# What you will do
Look through the data below, and copy each line that carries the word "auto".

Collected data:
+__global__ __launch_bounds__(256) void k_stem_fwd_mfma32(const float* __restrict__ X, const float* __restrict__ Wp,
+                                                         float* __restrict__ Y, double* __restrict__ stats, int D, int H, int W,
+                                                         int kpad, int tiles_x, int tiles_y, int zchunk) {
+  extern __shared__ __attribute__((aligned(16))) float sf_smem[];
+  float* const wl = sf_smem;
+  float* const ring = wl + SF32_WL;
+  float* const red = ring + 8 * SF_PLANE;
+  float* const zpad = red + 8 * 128;
+  const int tid = threadIdx.x, lane = tid & 63, wave = tid >> 6, col = lane & 31, half = lane >> 5;
+  int t_ = blockIdx.x;
+  const int bx = t_ % tiles_x;
+  t_ /= tiles_x;
+  const int by = t_ % tiles_y;
+  const int bz = t_ / tiles_y;
+  const int b = blockIdx.y;
+  const int x0 = bx * SF_TX, y0 = by * SF_TY;
+  const int zb = bz * zchunk, ze = min(D, zb + zchunk);
+  const float* xb = X + (long)b * D * H * W;
+
+  for (int e = tid; e < SF32_WL; e += 256) {
+    const int n = e & 63, tap = e >> 6;
+    wl[e] = tap < 343 ? Wp[(long)n * kpad + tap] : 0.f;
+  }
+  if (tid < SF32_ZP) zpad[tid] = 0.f;
+  constexpr int SK = (SF_PLANE + 255) / 256;
+  int soff[SK];
+  unsigned smask = 0;
+#pragma unroll
+  for (int k = 0; k < SK; ++k) {
+    const int e = tid + 256 * k;
+    const int ly = e / SF_RX, lx = e - ly * SF_RX;
+    const int yy = y0 + ly - 3, xx = x0 + lx - 3;
+    const bool ok = e < SF_PLANE && lx < SF_TX + 6 && (unsigned)yy < (unsigned)H && (unsigned)xx < (unsigned)W;
+    soff[k] = ok ? yy * W + xx : 0;
+    smask |= ok ? (1u << k) : 0u;
+  }
+  auto stage_load = [&](int zin, float (&v)[SK]) {
+    const bool zok = (unsigned)zin < (unsigned)D;
+    const float* src = xb + (long)(zok ? zin : 0) * H * W;
+#pragma unroll
+    for (int k = 0; k < SK; ++k) v[k] = (zok && ((smask >> k) & 1u)) ? src[soff[k]] : 0.f;
+  };
+  auto stage_store = [&](int zin, const float (&v)[SK]) {
+    float* dst = ring + (zin & 7) * SF_PLANE + tid;
+#pragma unroll
+    for (int k = 0; k < SK; ++k)
+      if (tid + 256 * k < SF_PLANE) dst[256 * k] = v[k];
+  };
+  if (zb < ze)
+    for (int zin = zb - 3; zin <= zb + 3; ++zin) {
+      float v[SK];
+      stage_load(zin, v);
+      stage_store(zin, v);
+    }
+  __syncthreads();
+
+  const unsigned wb0 = lds_addr(wl + half * 64 + col);
+  const unsigned wb1 = wb0 + 4u * 128 * 128;
+  const unsigned lanebase = lds_addr(ring + (2 * wave) * SF_RX + col);
+  const unsigned zbase = lds_addr(zpad + col) - 4u * (6 * SF_RX + 6);
+  const bool full_x = x0 + SF_TX <= W;
+  float ssum[2] = {0.f, 0.f}, ssq[2] = {0.f, 0.f};
+  for (int z = zb; z < ze; ++z) {
+    float nv[SK];
+    if (z + 1 < ze) stage_load(z + 4, nv);
+    unsigned pp[7], pq[7], ps[3], pl;
+#pragma unroll
+    for (int kd = 0; kd < 7; ++kd) {
+      const unsigned pb = lanebase + 4u * (unsigned)(((z + kd - 3) & 7) * SF_PLANE);
+      pp[kd] = pb + 4u * half;
+      pq[kd] = pb + 4u * 66 * half;
+    }
+#pragma unroll
+    for (int i = 0; i < 3; ++i)
+      ps[i] = lanebase + 4u * (unsigned)(half ? ((z + 2 * i - 2) & 7) * SF_PLANE : ((z + 2 * i - 3) & 7) * SF_PLANE + 6 * SF_RX + 6);
+    pl = half ? zbase : lanebase + 4u * (unsigned)(((z + 3) & 7) * SF_PLANE);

# Output of the task
+  auto stage_load = [&](int zin, float (&v)[SK]) {
+  auto stage_store = [&](int zin, const float (&v)[SK]) {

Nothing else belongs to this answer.